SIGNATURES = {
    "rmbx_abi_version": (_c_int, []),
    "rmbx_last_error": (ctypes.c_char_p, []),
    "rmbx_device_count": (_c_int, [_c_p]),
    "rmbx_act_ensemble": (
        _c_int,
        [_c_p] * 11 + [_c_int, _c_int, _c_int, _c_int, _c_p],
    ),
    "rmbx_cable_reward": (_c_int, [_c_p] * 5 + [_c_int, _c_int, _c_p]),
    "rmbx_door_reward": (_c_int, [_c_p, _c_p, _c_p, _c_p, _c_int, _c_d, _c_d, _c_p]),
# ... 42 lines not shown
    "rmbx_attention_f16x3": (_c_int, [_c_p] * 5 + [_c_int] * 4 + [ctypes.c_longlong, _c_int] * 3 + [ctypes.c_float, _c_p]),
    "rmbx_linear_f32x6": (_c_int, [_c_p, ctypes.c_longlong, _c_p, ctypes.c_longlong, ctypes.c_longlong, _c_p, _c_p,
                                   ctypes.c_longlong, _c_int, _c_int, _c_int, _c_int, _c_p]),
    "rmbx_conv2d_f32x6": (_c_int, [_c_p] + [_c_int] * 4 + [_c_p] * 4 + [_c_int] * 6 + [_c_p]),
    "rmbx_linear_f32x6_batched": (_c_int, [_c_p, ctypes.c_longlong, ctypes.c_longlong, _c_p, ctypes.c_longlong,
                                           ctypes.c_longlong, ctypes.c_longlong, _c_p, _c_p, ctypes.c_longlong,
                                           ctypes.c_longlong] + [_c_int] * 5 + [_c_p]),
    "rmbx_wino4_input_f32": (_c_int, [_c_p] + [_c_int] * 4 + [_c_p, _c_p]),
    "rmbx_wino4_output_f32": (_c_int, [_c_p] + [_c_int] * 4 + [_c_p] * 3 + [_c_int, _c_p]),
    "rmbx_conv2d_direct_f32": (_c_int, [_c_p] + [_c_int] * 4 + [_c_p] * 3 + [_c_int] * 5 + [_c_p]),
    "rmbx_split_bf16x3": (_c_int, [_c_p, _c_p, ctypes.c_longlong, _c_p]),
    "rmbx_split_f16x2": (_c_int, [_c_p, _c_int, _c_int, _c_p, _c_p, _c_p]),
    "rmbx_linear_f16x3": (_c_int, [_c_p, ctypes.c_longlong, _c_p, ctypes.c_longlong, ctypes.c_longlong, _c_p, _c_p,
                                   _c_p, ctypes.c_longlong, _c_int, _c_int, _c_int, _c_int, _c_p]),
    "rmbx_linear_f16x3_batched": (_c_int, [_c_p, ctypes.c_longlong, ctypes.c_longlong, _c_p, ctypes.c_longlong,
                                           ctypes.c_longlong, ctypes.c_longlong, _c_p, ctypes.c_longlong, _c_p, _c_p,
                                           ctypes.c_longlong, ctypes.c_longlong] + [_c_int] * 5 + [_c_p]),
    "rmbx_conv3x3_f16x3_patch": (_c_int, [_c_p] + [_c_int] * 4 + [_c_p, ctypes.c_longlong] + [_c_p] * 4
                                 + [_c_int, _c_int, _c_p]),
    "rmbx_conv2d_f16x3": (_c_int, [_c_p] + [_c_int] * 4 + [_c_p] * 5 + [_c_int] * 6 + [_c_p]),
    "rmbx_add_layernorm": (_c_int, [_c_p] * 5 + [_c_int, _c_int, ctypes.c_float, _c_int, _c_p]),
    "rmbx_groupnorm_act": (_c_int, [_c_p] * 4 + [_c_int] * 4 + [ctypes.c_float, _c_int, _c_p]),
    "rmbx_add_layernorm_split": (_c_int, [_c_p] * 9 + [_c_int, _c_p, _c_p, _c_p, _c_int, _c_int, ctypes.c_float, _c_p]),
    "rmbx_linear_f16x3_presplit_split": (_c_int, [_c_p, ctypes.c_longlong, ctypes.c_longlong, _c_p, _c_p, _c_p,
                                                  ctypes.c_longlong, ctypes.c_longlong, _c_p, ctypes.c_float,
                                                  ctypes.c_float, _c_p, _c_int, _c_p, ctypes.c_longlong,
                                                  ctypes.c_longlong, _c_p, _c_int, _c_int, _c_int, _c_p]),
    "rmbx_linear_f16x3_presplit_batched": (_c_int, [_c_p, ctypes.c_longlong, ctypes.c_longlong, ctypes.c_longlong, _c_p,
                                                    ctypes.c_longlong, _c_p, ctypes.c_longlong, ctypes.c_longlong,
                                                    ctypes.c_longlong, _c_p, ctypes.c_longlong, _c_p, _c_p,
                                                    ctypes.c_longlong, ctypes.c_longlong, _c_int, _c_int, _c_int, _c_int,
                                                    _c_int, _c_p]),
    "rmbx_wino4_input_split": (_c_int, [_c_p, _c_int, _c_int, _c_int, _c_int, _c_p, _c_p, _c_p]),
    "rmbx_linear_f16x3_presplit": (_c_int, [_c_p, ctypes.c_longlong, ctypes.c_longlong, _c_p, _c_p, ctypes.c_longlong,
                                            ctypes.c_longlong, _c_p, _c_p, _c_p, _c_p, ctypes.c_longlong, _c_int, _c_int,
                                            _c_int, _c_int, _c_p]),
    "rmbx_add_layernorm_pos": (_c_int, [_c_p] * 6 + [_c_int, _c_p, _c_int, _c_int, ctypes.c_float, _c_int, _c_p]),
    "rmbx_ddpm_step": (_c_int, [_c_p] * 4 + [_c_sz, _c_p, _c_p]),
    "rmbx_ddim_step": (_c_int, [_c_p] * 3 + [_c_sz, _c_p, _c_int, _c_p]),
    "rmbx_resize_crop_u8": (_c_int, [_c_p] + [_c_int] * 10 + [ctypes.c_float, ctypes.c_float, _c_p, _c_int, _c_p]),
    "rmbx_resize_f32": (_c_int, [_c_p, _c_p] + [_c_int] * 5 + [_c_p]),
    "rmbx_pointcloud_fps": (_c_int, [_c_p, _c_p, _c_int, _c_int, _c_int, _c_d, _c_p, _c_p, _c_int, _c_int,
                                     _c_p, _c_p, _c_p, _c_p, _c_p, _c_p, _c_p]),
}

## What to work on
Restate the listing above in full, exactly.

## Solution to this task
SIGNATURES = {
    "rmbx_abi_version": (_c_int, []),
    "rmbx_last_error": (ctypes.c_char_p, []),
    "rmbx_device_count": (_c_int, [_c_p]),
    "rmbx_act_ensemble": (
        _c_int,
        [_c_p] * 11 + [_c_int, _c_int, _c_int, _c_int, _c_p],
    ),
    "rmbx_cable_reward": (_c_int, [_c_p] * 5 + [_c_int, _c_int, _c_p]),
    "rmbx_door_reward": (_c_int, [_c_p, _c_p, _c_p, _c_p, _c_int, _c_d, _c_d, _c_p]),
# ... 42 lines not shown
    "rmbx_attention_f16x3": (_c_int, [_c_p] * 5 + [_c_int] * 4 + [ctypes.c_longlong, _c_int] * 3 + [ctypes.c_float, _c_p]),
    "rmbx_linear_f32x6": (_c_int, [_c_p, ctypes.c_longlong, _c_p, ctypes.c_longlong, ctypes.c_longlong, _c_p, _c_p,
                                   ctypes.c_longlong, _c_int, _c_int, _c_int, _c_int, _c_p]),
    "rmbx_conv2d_f32x6": (_c_int, [_c_p] + [_c_int] * 4 + [_c_p] * 4 + [_c_int] * 6 + [_c_p]),
    "rmbx_linear_f32x6_batched": (_c_int, [_c_p, ctypes.c_longlong, ctypes.c_longlong, _c_p, ctypes.c_longlong,
                                           ctypes.c_longlong, ctypes.c_longlong, _c_p, _c_p, ctypes.c_longlong,
                                           ctypes.c_longlong] + [_c_int] * 5 + [_c_p]),
    "rmbx_wino4_input_f32": (_c_int, [_c_p] + [_c_int] * 4 + [_c_p, _c_p]),
    "rmbx_wino4_output_f32": (_c_int, [_c_p] + [_c_int] * 4 + [_c_p] * 3 + [_c_int, _c_p]),
    "rmbx_conv2d_direct_f32": (_c_int, [_c_p] + [_c_int] * 4 + [_c_p] * 3 + [_c_int] * 5 + [_c_p]),
    "rmbx_split_bf16x3": (_c_int, [_c_p, _c_p, ctypes.c_longlong, _c_p]),
    "rmbx_split_f16x2": (_c_int, [_c_p, _c_int, _c_int, _c_p, _c_p, _c_p]),
    "rmbx_linear_f16x3": (_c_int, [_c_p, ctypes.c_longlong, _c_p, ctypes.c_longlong, ctypes.c_longlong, _c_p, _c_p,
                                   _c_p, ctypes.c_longlong, _c_int, _c_int, _c_int, _c_int, _c_p]),
    "rmbx_linear_f16x3_batched": (_c_int, [_c_p, ctypes.c_longlong, ctypes.c_longlong, _c_p, ctypes.c_longlong,
                                           ctypes.c_longlong, ctypes.c_longlong, _c_p, ctypes.c_longlong, _c_p, _c_p,
                                           ctypes.c_longlong, ctypes.c_longlong] + [_c_int] * 5 + [_c_p]),
    "rmbx_conv3x3_f16x3_patch": (_c_int, [_c_p] + [_c_int] * 4 + [_c_p, ctypes.c_longlong] + [_c_p] * 4
                                 + [_c_int, _c_int, _c_p]),
    "rmbx_conv2d_f16x3": (_c_int, [_c_p] + [_c_int] * 4 + [_c_p] * 5 + [_c_int] * 6 + [_c_p]),
    "rmbx_add_layernorm": (_c_int, [_c_p] * 5 + [_c_int, _c_int, ctypes.c_float, _c_int, _c_p]),
    "rmbx_groupnorm_act": (_c_int, [_c_p] * 4 + [_c_int] * 4 + [ctypes.c_float, _c_int, _c_p]),
    "rmbx_add_layernorm_split": (_c_int, [_c_p] * 9 + [_c_int, _c_p, _c_p, _c_p, _c_int, _c_int, ctypes.c_float, _c_p]),
    "rmbx_linear_f16x3_presplit_split": (_c_int, [_c_p, ctypes.c_longlong, ctypes.c_longlong, _c_p, _c_p, _c_p,
                                                  ctypes.c_longlong, ctypes.c_longlong, _c_p, ctypes.c_float,
                                                  ctypes.c_float, _c_p, _c_int, _c_p, ctypes.c_longlong,
                                                  ctypes.c_longlong, _c_p, _c_int, _c_int, _c_int, _c_p]),
    "rmbx_linear_f16x3_presplit_batched": (_c_int, [_c_p, ctypes.c_longlong, ctypes.c_longlong, ctypes.c_longlong, _c_p,
                                                    ctypes.c_longlong, _c_p, ctypes.c_longlong, ctypes.c_longlong,
                                                    ctypes.c_longlong, _c_p, ctypes.c_longlong, _c_p, _c_p,
                                                    ctypes.c_longlong, ctypes.c_longlong, _c_int, _c_int, _c_int, _c_int,
                                                    _c_int, _c_p]),
    "rmbx_wino4_input_split": (_c_int, [_c_p, _c_int, _c_int, _c_int, _c_int, _c_p, _c_p, _c_p]),
    "rmbx_linear_f16x3_presplit": (_c_int, [_c_p, ctypes.c_longlong, ctypes.c_longlong, _c_p, _c_p, ctypes.c_longlong,
                                            ctypes.c_longlong, _c_p, _c_p, _c_p, _c_p, ctypes.c_longlong, _c_int, _c_int,
                                            _c_int, _c_int, _c_p]),
    "rmbx_add_layernorm_pos": (_c_int, [_c_p] * 6 + [_c_int, _c_p, _c_int, _c_int, ctypes.c_float, _c_int, _c_p]),
    "rmbx_ddpm_step": (_c_int, [_c_p] * 4 + [_c_sz, _c_p, _c_p]),
    "rmbx_ddim_step": (_c_int, [_c_p] * 3 + [_c_sz, _c_p, _c_int, _c_p]),
    "rmbx_resize_crop_u8": (_c_int, [_c_p] + [_c_int] * 10 + [ctypes.c_float, ctypes.c_float, _c_p, _c_int, _c_p]),
    "rmbx_resize_f32": (_c_int, [_c_p, _c_p] + [_c_int] * 5 + [_c_p]),
    "rmbx_pointcloud_fps": (_c_int, [_c_p, _c_p, _c_int, _c_int, _c_int, _c_d, _c_p, _c_p, _c_int, _c_int,
                                     _c_p, _c_p, _c_p, _c_p, _c_p, _c_p, _c_p]),
}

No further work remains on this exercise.